Alicar mengerjap, lalu sedikit mengerutkan kening, ekspresinya berubah dari terkejut menjadi sedikit khawatir.
“…Kau baik-baik saja, Leon?” tanya Alicar sambil melangkah mendekat, nadanya kali ini terdengar tulus, “Apakah sesuatu terjadi padamu setelah tiba di sini…?”
Sebaliknya, Godrick sama sekali tidak berusaha menyembunyikan reaksinya.

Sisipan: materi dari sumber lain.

__global__ __launch_bounds__(KMER_BLOCK) void kmer_count_kernel(DevBatch b, int mate, uint64_t first, uint64_t count, int post,
                                                                const aqc_result* __restrict__ results, int kmer_len,
                                                                KmerTable kt, unsigned long long order_base,
                                                                uint16_t* __restrict__ partial, uint32_t reads_per_round,
                                                                uint32_t n_rounds, int* status,
                                                                unsigned long long* __restrict__ qc ,
                                                                int cols) {
    extern __shared__ __attribute__((aligned(16))) unsigned int ktab[];
    unsigned long long* const exq_key = reinterpret_cast<unsigned long long*>(ktab + DENSE_ENTRIES / 2);
    unsigned long long* const exq_t = exq_key + KMER_EXQ;
    unsigned int* const exq_n = reinterpret_cast<unsigned int*>(exq_t + KMER_EXQ);
    const bool fused = qc != nullptr;
    unsigned int* const q_accs = exq_n + 4;
    unsigned int* const q_gch = q_accs + QC_LDS_ROWS * cols;
    unsigned long long* const q_scal = reinterpret_cast<unsigned long long*>(q_gch + cols);
    const QcLds qlds{q_accs, q_gch, q_scal, cols};
    const int lane = lane_id();
    const int wave = threadIdx.x / WAVE;
    if (fused) {
        for (int i = threadIdx.x; i < (QC_LDS_ROWS + 1) * cols; i += KMER_BLOCK) q_accs[i] = 0;
        if (threadIdx.x < 2) q_scal[threadIdx.x] = 0;
    }
    const unsigned long long kmask = kmer_len >= 8 ? ~0ull : (1ull << (8 * kmer_len)) - 1ull;
    auto exotic_insert = [&](unsigned long long key, unsigned long long t) {
        unsigned long long rkey = 0;
        for (int qq = 0; qq < kmer_len; qq++)
            rkey |= (unsigned long long)comp_or_n((uint8_t)(key >> (8 * (kmer_len - 1 - qq)))) << (8 * qq);
        long long h, hr;
        kmer_slot2(kt, key, rkey, h, hr);
        if (h < 0 || hr < 0) atomicCAS(status, 0, AQC_ERR_UNSUPPORTED);
        else {
            const unsigned long long oa = kt.order[h], ob = kt.order[hr];
            atomicAdd(&kt.counts[h], 1ull);
            if (oa > 2 * t) atomicMin(&kt.order[h], 2 * t);
            if (ob > 2 * t + 1) atomicMin(&kt.order[hr], 2 * t + 1);
        }
    };
    const uint32_t imask = (1u << (2 * kmer_len)) - 1u, kbits = (1u << kmer_len) - 1u;
    unsigned long long* const my_first = kt.dense_first + (size_t)xcc_id() * DENSE_ENTRIES;
    auto usable = [&](const ReadDesc& d) { return d.len >= 5 && d.len <= AQC_MAX_READ_LEN && d.len > kmer_len; };
    auto qc_usable = [&](const ReadDesc& d) { return fused && d.len >= 5 && d.len <= AQC_MAX_READ_LEN && d.len <= cols && d.qlen == d.len; };
    KPROF_DECL
    const bool complete = __syncthreads_and(threadIdx.x < (int)(DENSE_ENTRIES / KRED_ENTRIES) ? (int)kt.complete[threadIdx.x] : 1) != 0;
    constexpr uint32_t PAD = 0x41414141u;
    for (uint32_t round = blockIdx.x; round < n_rounds; round += gridDim.x) {
        for (int i = threadIdx.x; i < (int)(DENSE_ENTRIES / 2); i += KMER_BLOCK) ktab[i] = 0;
        if (threadIdx.x == 0) *exq_n = 0;
        __syncthreads();
        KPROF(0);
        const uint64_t r_lo = (uint64_t)round * reads_per_round;
        const uint64_t r_hi = min(r_lo + reads_per_round, count);
        for (uint64_t kb = r_lo + wave; kb < r_hi; kb += (uint64_t)KMER_WPB * WAVE) {
            const uint64_t myk = kb + (uint64_t)lane * KMER_WPB;
#if defined(__HIP_DEVICE_COMPILE__)
            const DevBatch __attribute__((address_space(4)))* kb_args = (const DevBatch __attribute__((address_space(4)))*)__builtin_amdgcn_kernarg_segment_ptr();
            asm volatile("" : "+s"(kb_args));
            const DevBatch bb = *kb_args;
#else
            const DevBatch bb = b;
#endif
            const ReadDesc mine = lane_desc(bb, mate, first + myk, myk < r_hi, post, results);
            const int nr = (int)min((uint64_t)WAVE, (r_hi - kb + KMER_WPB - 1) / KMER_WPB);
            ReadDesc cur = bcast_desc(mine, 0);
            uint32_t pre = PAD, pre_q = 0;
            if (qc_usable(cur) || usable(cur)) {
                pre = load4(reinterpret_cast<const uint8_t*>(cur.s), 4 * lane, cur.len, PAD);
                if (fused) pre_q = load4(reinterpret_cast<const uint8_t*>(cur.q), 4 * lane, cur.qlen, 0);
            }
            KPROF(1);
            for (int r = 0; r < nr; ++r) {
                uint32_t ws = pre;
                const uint32_t wq0 = pre_q;
                ReadDesc nxt = cur;
                if (r + 1 < nr) {
                    nxt = bcast_desc(mine, r + 1);
                    if (qc_usable(nxt) || usable(nxt)) {
                        pre = load4(reinterpret_cast<const uint8_t*>(nxt.s), 4 * lane, nxt.len, PAD);
                        if (fused) pre_q = load4(reinterpret_cast<const uint8_t*>(nxt.q), 4 * lane, nxt.qlen, 0);
                    }
// ... 48 lines not shown
                            for (int j = 0; j < 4; ++j) {
                                const unsigned long long t = t0 + (unsigned long long)(x + j);
                                if (dense[j] && seen[j] > t) __hip_atomic_fetch_min(&my_first[idx[j]], t, __ATOMIC_RELAXED, __HIP_MEMORY_SCOPE_WORKGROUP);
                            }
                        }
                        KPROF(4);
                        if (__ballot(badwin != 0u)) {
                            const uint32_t w1 = (uint32_t)__shfl_down(ws, 1), w2 = (uint32_t)__shfl_down(ws, 2);
#pragma unroll
                            for (int j = 0; j < 4; ++j) {
                                if (exotic[j]) {
                                    const uint32_t lo = __builtin_amdgcn_alignbit(w1, ws, 8 * j), hi = __builtin_amdgcn_alignbit(w2, w1, 8 * j);
                                    const unsigned long long key = (((unsigned long long)hi << 32) | lo) & kmask;
                                    const unsigned long long t = t0 + (unsigned long long)(x + j);
                                    const unsigned int slot = atomicAdd(exq_n, 1u);
                                    if (slot < (unsigned int)KMER_EXQ) { exq_key[slot] = key; exq_t[slot] = t; }
                                    else exotic_insert(key, t);
                                }
                            }
                        }
                    }
                }
                KPROF(5);
                cur = nxt;
            }
        }
        __syncthreads();
        KPROF(6);
        {
            const unsigned int nq = min(*exq_n, (unsigned int)KMER_EXQ);
            for (unsigned int e = threadIdx.x; e < nq; e += KMER_BLOCK) exotic_insert(exq_key[e], exq_t[e]);
        }
        KPROF(5);
        uint4* dst = reinterpret_cast<uint4*>(partial + (size_t)round * DENSE_ENTRIES);
        const uint4* srcv = reinterpret_cast<const uint4*>(ktab);
        for (int i = threadIdx.x; i < (int)(DENSE_ENTRIES * 2 / 16); i += KMER_BLOCK) dst[i] = srcv[i];
        __builtin_amdgcn_s_waitcnt(0xc07f);
        __builtin_amdgcn_s_barrier();
        KPROF(7);
    }
    if (fused) {
        __syncthreads();
        const int cq = cols >> 2;
        for (int i = threadIdx.x; i < cols; i += KMER_BLOCK) {
            const int ci = (i & 3) * cq + (i >> 2);
            unsigned long long tn = 0, tq = 0;
#pragma unroll
            for (int row = 0; row < 5; ++row) {
                const unsigned int v = q_accs[row * cols + ci];
                const unsigned long long cnt = v >> 20, qs = (v & 0xfffffu) - 33ull * cnt;
                if (row < 4 && v) {
                    atomicAdd(&qc[(AQC_QC_BASE_COUNT_A + row) * AQC_QC_COLS + i], cnt);
                    atomicAdd(&qc[(AQC_QC_BASE_QUAL_A + row) * AQC_QC_COLS + i], qs);
                }
                tn += cnt; tq += qs;
            }
            if (tn) {
                atomicAdd(&qc[AQC_QC_TOTAL_NUM * AQC_QC_COLS + i], tn);
                atomicAdd(&qc[AQC_QC_TOTAL_QUAL * AQC_QC_COLS + i], tq);
            }
            const unsigned int dv = q_accs[5 * cols + ci];
            if (dv) atomicAdd(&qc[AQC_QC_DISCONTINUITY * AQC_QC_COLS + i], (unsigned long long)dv);
            if (q_gch[i]) atomicAdd(&qc[AQC_QC_GC_HIST * AQC_QC_COLS + i], (unsigned long long)q_gch[i]);
        }
        if (threadIdx.x < 2 && q_scal[threadIdx.x]) atomicAdd(&qc[AQC_QC_SCALARS * AQC_QC_COLS + threadIdx.x], q_scal[threadIdx.x]);
    }
    KPROF_FLUSH;
}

“HA!” gerahnya sambil tertawa keras, menyilangkan tangan di dada saat ia menatap rendah ke arah Leon dengan jelas-jelas rasa geli, “Manusia tak berguna ini rupanya sedang bermimpi… apa dia bahkan tahu seperti apa rupa [Jenderal yang Ditinggalkan], atau apa kemampuan makhluk itu?!”
Oasis memiringkan kepalanya sedikit, jelas-jelas mencoba memahami situasi itu, meski kebingungannya sama besarnya.
“Dan kapan tepatnya kau punya waktu untuk melakukan itu?” tanya Oasis dengan suara ragu, “Bahkan jika kami berlima maju bersama-sama, melawan benda itu adalah hal yang mustahil…”
Reaksi mereka sangat masuk akal.
Dari sudut pandang mereka, apa yang dikatakan Leon bukan sekadar tidak masuk akal. Itu adalah hal yang konyol.
[Jenderal yang Ditinggalkan] pada kekuatan puncaknya memiliki dua juta kekuatan tempur, jauh melampaui apa pun yang bisa ditangani oleh Leon, terutama mengingat tingkat kekuatan Leon sendiri bahkan belum mendekati level itu.
Satu serangan saja dari monster itu sudah cukup untuk membunuhnya.
Bahkan seseorang dengan kekuatan seperti Violet pun tidak akan keluar dari pertarungan itu tanpa terluka, dan satu-satunya cara bertahan hidup adalah dengan melarikan diri.
Jadi, bagi Leon untuk mengklaim bahwa ia telah membunuhnya… di hari pertamanya… seorang diri…
Tentu saja mereka tidak akan percaya padanya.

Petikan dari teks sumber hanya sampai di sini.